#### WORK TASK
Entries follow. Return each line that contains the word "below".

• • • • • • •

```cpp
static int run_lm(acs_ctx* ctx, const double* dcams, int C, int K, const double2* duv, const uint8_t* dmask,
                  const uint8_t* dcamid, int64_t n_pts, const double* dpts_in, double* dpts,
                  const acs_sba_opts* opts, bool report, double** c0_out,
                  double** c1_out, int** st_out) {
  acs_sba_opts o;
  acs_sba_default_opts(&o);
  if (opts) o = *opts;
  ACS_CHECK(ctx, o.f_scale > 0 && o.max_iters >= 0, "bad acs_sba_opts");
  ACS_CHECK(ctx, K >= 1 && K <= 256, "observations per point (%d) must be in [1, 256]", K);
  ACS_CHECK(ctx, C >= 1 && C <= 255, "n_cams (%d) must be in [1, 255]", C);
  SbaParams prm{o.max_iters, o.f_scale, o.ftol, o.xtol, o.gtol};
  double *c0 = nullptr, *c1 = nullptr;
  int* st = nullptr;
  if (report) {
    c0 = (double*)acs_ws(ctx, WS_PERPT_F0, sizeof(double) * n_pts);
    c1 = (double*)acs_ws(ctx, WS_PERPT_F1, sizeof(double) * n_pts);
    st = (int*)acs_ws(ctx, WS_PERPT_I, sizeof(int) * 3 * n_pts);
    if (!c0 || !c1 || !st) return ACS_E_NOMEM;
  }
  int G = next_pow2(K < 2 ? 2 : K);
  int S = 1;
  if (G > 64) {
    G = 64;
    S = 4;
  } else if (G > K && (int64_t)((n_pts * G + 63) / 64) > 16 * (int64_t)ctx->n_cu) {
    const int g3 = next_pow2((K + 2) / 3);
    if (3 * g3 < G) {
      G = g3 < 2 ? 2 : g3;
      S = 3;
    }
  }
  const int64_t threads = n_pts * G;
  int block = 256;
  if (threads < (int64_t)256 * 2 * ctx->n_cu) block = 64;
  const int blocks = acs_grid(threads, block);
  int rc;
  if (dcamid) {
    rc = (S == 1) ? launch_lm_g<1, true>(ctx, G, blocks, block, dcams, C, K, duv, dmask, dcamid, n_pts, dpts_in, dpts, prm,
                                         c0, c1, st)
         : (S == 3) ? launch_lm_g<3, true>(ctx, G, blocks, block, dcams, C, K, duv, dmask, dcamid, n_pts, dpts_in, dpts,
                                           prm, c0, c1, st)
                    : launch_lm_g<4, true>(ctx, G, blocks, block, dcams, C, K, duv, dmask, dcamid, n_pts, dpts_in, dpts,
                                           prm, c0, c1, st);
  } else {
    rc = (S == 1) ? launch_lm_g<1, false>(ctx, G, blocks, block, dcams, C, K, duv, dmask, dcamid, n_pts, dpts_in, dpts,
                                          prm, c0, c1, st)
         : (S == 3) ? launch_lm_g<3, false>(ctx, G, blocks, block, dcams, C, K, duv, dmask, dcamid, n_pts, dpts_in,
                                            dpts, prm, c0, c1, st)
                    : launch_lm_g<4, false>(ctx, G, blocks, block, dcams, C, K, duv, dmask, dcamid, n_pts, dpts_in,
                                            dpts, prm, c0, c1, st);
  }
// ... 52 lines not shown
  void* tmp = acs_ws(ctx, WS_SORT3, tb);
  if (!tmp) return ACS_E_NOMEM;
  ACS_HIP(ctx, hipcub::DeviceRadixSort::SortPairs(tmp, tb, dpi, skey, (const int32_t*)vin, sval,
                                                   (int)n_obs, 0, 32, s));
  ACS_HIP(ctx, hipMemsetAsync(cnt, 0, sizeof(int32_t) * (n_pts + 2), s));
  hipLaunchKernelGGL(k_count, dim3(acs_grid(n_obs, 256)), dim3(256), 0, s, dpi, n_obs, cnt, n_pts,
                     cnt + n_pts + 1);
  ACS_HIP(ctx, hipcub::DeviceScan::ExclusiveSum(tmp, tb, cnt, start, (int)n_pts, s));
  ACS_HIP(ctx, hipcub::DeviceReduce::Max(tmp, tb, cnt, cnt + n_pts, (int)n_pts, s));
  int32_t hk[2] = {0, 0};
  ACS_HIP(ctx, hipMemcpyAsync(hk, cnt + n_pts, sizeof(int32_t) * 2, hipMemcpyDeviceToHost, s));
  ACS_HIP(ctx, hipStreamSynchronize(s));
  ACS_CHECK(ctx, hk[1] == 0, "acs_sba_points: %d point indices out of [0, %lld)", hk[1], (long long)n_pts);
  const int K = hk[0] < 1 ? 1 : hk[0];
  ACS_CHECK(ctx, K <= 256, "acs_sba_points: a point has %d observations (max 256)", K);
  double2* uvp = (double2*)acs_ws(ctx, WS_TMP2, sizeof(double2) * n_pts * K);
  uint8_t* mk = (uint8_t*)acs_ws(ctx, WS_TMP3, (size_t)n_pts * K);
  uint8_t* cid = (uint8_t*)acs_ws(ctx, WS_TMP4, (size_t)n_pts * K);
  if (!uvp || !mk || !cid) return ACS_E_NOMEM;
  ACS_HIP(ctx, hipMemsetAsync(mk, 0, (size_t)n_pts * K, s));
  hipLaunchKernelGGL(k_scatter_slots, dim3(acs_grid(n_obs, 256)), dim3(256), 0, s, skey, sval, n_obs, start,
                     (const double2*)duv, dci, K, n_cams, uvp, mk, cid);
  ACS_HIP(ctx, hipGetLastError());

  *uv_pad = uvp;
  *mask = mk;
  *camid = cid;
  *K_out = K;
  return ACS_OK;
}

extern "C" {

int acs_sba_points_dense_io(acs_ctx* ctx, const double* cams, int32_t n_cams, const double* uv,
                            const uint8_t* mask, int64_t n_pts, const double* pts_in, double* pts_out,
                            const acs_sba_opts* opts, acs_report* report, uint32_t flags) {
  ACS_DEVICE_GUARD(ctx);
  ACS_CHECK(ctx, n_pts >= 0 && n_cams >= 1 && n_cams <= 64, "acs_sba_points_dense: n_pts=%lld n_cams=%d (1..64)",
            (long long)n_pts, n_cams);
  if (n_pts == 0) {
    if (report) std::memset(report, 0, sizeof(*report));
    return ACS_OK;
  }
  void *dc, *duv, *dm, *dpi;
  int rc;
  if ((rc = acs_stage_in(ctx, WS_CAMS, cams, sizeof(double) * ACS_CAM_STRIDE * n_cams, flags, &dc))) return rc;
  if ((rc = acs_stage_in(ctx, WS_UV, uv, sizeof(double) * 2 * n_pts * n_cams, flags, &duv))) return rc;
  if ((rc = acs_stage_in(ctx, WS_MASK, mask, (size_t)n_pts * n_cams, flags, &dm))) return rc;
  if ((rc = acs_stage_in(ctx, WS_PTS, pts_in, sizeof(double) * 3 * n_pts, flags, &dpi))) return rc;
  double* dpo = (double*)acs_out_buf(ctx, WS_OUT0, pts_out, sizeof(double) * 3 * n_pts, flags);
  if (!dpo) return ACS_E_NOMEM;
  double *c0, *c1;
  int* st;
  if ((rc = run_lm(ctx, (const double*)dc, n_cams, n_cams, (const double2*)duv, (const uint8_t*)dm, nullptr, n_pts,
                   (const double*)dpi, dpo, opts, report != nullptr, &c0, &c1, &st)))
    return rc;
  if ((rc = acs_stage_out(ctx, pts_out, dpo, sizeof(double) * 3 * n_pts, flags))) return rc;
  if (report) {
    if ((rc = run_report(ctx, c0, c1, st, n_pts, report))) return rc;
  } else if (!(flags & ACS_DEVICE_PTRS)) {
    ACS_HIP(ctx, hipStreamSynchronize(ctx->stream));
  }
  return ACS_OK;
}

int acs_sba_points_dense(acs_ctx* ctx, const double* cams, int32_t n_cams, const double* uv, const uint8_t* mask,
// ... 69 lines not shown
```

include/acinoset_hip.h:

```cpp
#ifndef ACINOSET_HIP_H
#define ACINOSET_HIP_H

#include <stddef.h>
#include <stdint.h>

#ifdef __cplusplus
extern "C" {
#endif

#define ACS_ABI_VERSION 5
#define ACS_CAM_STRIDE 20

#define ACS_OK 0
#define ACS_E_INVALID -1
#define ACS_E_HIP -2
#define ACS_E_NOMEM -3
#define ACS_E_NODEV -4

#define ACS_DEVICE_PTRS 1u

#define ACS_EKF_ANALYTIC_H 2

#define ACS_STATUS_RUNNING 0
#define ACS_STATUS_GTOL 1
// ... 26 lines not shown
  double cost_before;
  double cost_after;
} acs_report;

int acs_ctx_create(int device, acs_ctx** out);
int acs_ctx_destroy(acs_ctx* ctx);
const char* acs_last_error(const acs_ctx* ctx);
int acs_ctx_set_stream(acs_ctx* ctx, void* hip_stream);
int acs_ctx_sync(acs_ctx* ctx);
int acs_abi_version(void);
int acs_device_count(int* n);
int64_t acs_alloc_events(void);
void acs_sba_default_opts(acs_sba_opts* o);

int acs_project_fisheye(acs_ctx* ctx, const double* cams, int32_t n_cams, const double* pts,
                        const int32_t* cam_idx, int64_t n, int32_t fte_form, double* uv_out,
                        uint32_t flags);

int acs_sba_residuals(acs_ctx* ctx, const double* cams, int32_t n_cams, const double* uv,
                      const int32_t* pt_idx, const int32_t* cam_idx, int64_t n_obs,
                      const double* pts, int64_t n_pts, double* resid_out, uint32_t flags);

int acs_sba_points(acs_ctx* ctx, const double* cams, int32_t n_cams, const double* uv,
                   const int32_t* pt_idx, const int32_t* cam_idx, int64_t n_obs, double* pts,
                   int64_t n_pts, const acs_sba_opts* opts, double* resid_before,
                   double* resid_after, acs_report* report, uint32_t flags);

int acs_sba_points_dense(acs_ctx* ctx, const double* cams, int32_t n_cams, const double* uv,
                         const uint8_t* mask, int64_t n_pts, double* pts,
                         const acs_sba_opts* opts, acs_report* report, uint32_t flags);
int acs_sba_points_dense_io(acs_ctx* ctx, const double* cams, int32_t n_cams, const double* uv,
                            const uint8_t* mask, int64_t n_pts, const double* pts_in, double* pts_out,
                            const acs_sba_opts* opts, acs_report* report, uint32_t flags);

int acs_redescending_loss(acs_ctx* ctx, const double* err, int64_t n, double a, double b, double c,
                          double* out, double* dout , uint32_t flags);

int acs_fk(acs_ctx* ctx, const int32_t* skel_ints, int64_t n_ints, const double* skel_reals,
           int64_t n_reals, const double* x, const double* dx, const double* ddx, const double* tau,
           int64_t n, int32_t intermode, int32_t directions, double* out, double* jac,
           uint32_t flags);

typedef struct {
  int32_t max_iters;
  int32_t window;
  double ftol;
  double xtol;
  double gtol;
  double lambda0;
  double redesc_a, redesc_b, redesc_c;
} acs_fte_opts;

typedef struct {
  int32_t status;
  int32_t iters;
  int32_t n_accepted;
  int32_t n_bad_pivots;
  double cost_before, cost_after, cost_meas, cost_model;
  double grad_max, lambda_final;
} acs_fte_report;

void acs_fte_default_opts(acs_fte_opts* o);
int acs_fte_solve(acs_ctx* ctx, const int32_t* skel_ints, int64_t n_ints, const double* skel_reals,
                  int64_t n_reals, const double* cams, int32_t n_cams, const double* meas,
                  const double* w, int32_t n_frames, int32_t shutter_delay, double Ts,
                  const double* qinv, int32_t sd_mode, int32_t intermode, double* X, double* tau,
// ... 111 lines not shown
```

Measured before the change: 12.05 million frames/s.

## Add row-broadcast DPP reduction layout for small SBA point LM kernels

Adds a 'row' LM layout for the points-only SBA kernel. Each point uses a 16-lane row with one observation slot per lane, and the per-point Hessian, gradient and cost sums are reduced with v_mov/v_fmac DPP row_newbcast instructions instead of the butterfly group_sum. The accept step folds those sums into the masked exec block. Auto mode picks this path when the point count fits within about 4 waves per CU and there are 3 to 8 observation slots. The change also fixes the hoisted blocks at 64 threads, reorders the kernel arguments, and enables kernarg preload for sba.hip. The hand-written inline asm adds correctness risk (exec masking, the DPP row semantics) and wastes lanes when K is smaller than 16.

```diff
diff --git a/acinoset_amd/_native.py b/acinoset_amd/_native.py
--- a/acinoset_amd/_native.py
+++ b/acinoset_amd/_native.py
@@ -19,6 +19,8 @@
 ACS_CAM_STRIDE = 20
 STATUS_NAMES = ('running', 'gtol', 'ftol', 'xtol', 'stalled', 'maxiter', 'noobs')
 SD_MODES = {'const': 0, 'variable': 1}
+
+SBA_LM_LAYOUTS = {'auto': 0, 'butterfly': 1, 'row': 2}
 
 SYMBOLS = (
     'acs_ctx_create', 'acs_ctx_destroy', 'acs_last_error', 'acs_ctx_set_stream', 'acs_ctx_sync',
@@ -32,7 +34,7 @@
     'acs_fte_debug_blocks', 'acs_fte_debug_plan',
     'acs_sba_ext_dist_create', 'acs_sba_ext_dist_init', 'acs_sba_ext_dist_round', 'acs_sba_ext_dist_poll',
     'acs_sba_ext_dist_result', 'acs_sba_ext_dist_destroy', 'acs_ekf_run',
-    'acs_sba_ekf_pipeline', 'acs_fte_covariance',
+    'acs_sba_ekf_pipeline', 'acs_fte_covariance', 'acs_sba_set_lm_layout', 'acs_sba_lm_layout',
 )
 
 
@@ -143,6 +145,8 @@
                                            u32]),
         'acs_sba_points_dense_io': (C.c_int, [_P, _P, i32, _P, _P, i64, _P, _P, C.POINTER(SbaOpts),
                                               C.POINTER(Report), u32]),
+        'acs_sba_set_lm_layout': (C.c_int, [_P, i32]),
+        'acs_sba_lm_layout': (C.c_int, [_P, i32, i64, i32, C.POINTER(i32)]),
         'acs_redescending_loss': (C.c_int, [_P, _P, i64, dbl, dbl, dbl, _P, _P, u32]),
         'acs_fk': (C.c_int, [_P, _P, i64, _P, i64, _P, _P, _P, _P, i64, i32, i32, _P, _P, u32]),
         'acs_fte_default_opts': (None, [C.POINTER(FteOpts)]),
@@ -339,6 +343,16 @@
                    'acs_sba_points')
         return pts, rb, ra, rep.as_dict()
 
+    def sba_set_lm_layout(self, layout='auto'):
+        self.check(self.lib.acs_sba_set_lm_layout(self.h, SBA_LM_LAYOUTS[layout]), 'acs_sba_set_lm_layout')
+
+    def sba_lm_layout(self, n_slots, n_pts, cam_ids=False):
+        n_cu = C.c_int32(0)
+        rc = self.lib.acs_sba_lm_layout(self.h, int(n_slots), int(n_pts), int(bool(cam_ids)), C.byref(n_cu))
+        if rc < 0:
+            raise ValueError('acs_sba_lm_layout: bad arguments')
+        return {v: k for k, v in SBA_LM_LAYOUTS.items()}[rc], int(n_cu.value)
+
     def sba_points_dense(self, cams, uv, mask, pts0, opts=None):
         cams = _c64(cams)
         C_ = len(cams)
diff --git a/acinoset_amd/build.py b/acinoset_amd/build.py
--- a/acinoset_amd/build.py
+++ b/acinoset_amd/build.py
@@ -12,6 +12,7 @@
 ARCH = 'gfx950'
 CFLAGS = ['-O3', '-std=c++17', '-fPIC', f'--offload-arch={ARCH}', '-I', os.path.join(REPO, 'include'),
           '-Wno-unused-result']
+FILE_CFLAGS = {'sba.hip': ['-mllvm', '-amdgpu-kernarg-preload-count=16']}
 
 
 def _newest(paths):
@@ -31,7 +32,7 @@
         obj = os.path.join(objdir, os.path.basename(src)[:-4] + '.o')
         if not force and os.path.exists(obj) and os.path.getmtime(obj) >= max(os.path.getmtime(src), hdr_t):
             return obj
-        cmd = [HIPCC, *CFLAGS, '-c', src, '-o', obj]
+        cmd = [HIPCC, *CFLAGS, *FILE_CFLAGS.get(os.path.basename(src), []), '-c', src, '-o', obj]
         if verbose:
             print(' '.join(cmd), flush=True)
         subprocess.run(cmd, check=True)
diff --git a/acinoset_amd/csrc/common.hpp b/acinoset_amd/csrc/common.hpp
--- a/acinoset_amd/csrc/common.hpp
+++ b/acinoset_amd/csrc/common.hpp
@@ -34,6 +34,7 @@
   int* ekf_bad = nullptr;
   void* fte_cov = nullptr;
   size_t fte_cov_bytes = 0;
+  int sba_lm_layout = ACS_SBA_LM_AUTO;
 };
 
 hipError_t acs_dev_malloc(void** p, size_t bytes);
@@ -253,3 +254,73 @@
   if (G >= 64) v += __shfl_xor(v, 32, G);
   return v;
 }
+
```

• • • • • • •

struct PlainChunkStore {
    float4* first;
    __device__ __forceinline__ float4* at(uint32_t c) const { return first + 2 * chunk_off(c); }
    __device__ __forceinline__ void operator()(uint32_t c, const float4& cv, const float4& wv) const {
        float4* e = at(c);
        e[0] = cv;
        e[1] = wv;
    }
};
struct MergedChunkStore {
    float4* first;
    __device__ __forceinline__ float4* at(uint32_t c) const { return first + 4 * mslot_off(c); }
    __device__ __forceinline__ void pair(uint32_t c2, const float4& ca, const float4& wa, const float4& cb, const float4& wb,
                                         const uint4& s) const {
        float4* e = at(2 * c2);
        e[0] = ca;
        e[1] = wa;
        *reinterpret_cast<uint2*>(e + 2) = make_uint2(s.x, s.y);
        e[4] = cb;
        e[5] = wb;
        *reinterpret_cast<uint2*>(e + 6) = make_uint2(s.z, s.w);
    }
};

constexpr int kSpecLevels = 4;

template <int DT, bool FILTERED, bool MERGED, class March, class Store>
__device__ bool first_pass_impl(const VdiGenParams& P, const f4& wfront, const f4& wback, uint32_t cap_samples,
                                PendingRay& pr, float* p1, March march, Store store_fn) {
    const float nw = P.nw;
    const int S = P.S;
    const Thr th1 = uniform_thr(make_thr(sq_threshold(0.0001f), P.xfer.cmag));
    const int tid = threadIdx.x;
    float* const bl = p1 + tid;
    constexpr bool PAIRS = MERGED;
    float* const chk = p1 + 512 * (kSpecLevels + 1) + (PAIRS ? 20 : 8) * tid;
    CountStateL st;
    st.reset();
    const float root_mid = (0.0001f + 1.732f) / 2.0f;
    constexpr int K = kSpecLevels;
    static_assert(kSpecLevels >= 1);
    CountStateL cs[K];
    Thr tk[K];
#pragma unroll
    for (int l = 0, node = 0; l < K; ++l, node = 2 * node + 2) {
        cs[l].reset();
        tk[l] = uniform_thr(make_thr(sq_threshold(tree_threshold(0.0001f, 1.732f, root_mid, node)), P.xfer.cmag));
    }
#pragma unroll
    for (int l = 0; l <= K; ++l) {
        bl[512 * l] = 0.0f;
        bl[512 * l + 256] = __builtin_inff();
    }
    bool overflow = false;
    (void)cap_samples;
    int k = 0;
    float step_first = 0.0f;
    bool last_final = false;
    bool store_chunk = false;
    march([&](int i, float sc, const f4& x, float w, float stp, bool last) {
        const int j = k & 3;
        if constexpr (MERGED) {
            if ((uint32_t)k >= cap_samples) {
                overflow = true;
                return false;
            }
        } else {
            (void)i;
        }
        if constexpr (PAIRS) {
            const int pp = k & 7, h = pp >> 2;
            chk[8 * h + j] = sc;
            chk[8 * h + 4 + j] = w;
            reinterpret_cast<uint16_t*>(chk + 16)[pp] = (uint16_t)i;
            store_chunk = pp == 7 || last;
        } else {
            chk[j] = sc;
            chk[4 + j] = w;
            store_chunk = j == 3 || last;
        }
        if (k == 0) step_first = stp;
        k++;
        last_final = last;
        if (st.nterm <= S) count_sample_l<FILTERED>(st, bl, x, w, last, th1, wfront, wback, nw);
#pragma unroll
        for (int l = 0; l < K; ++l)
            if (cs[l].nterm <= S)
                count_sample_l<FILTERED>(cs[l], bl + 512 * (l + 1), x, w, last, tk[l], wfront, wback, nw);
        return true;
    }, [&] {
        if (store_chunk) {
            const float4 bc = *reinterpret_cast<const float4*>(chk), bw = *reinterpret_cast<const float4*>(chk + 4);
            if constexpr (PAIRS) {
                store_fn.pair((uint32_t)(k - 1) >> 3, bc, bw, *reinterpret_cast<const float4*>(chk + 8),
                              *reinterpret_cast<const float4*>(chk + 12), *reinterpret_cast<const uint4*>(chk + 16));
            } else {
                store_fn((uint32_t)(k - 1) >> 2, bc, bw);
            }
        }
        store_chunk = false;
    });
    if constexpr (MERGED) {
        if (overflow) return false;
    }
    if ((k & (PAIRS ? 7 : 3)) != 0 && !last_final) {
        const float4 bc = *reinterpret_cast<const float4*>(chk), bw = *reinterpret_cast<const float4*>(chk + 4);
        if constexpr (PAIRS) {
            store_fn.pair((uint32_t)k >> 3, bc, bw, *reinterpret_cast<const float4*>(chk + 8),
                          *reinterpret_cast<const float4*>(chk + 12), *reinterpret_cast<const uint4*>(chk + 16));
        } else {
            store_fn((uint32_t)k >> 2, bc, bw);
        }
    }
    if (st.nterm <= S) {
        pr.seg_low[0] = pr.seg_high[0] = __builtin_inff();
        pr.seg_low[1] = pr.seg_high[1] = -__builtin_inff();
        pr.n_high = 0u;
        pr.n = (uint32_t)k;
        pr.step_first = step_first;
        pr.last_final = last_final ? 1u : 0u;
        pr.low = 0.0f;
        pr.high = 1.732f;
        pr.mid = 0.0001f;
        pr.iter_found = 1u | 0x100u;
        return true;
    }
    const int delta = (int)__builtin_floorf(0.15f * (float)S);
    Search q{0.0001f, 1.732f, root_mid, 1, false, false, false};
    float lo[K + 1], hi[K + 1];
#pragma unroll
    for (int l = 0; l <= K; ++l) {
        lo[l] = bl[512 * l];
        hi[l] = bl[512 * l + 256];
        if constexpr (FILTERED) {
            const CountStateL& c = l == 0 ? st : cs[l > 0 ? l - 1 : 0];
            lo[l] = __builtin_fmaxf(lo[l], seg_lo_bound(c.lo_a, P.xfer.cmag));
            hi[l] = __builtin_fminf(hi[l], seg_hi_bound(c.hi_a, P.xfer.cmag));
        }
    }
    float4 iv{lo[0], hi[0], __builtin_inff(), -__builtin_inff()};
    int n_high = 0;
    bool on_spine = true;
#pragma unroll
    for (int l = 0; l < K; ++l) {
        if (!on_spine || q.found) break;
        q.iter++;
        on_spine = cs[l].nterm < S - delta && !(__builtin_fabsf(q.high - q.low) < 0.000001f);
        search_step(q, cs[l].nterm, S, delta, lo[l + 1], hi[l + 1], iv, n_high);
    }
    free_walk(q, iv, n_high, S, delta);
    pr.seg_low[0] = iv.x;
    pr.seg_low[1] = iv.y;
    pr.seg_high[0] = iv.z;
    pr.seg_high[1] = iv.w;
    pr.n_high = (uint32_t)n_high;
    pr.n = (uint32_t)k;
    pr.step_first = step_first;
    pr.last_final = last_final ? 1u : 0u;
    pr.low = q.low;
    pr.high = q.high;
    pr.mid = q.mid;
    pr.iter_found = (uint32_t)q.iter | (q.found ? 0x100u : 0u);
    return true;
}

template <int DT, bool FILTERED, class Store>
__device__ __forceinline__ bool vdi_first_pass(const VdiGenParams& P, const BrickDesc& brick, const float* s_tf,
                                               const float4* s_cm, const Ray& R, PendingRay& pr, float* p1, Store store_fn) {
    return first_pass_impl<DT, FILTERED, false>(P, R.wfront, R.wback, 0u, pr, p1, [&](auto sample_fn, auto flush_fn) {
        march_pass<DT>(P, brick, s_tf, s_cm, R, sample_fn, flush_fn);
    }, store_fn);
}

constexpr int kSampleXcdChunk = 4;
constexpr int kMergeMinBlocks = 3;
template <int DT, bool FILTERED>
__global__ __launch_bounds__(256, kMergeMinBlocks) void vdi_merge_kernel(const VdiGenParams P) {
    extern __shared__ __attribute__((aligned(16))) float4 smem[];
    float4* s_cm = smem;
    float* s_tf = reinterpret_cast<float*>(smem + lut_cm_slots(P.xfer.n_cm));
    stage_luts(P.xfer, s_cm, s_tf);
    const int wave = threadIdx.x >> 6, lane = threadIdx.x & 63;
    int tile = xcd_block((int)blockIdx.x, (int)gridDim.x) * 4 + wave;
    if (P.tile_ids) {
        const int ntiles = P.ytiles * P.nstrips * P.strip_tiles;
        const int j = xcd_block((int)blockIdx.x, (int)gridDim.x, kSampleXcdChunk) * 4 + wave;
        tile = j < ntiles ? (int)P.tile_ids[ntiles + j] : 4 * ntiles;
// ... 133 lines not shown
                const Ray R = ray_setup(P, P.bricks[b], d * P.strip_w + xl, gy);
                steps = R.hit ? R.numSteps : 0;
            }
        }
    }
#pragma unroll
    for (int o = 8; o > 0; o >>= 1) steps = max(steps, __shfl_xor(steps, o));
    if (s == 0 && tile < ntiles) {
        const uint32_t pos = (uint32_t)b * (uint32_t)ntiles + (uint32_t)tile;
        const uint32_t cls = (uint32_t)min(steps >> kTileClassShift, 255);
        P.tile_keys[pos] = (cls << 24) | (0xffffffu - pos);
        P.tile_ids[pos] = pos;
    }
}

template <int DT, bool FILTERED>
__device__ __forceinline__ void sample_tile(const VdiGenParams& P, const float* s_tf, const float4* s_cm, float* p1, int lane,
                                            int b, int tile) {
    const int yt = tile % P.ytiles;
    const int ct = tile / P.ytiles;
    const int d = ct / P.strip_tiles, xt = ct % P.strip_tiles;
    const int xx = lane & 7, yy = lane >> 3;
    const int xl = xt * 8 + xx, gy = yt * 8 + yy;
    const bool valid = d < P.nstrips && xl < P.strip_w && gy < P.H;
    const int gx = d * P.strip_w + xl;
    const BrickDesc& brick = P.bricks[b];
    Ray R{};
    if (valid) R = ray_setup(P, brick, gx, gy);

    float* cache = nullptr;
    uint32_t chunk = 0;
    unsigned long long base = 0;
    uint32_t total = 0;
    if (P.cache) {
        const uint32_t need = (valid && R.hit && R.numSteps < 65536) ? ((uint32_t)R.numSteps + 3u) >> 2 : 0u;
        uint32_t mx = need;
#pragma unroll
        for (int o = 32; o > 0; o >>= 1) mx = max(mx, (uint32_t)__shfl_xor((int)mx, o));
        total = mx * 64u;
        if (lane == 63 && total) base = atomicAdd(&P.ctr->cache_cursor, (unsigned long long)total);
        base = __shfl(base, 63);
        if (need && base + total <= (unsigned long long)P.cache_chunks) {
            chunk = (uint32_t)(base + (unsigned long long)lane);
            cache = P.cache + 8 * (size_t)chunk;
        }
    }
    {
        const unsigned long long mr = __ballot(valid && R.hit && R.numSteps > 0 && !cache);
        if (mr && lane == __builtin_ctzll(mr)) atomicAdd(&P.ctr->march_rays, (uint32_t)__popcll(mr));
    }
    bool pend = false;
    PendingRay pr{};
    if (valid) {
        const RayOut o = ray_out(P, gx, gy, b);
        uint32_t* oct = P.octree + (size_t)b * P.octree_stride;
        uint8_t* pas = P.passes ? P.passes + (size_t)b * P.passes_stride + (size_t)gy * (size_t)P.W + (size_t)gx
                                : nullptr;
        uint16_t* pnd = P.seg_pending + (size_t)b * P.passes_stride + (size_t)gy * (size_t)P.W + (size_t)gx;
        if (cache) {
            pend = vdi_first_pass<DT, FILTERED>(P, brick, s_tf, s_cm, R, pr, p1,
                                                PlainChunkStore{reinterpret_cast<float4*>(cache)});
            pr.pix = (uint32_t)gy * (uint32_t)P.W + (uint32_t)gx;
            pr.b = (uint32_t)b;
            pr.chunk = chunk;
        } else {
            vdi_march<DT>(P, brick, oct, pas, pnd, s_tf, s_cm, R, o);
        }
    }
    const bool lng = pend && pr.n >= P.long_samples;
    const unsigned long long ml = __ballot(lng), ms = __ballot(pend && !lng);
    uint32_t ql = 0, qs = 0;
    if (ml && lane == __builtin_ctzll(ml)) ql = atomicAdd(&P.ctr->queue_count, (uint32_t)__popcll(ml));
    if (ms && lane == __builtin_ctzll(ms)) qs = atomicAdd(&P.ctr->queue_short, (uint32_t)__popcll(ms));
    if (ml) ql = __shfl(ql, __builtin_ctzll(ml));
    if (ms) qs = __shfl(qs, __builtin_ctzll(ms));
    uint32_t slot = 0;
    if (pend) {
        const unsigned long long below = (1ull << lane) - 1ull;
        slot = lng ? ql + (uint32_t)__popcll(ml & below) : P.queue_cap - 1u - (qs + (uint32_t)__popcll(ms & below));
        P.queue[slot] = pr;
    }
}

• • • • • • •

#### WRITTEN ANSWER
        const unsigned long long below = (1ull << lane) - 1ull;
        slot = lng ? ql + (uint32_t)__popcll(ml & below) : P.queue_cap - 1u - (qs + (uint32_t)__popcll(ms & below));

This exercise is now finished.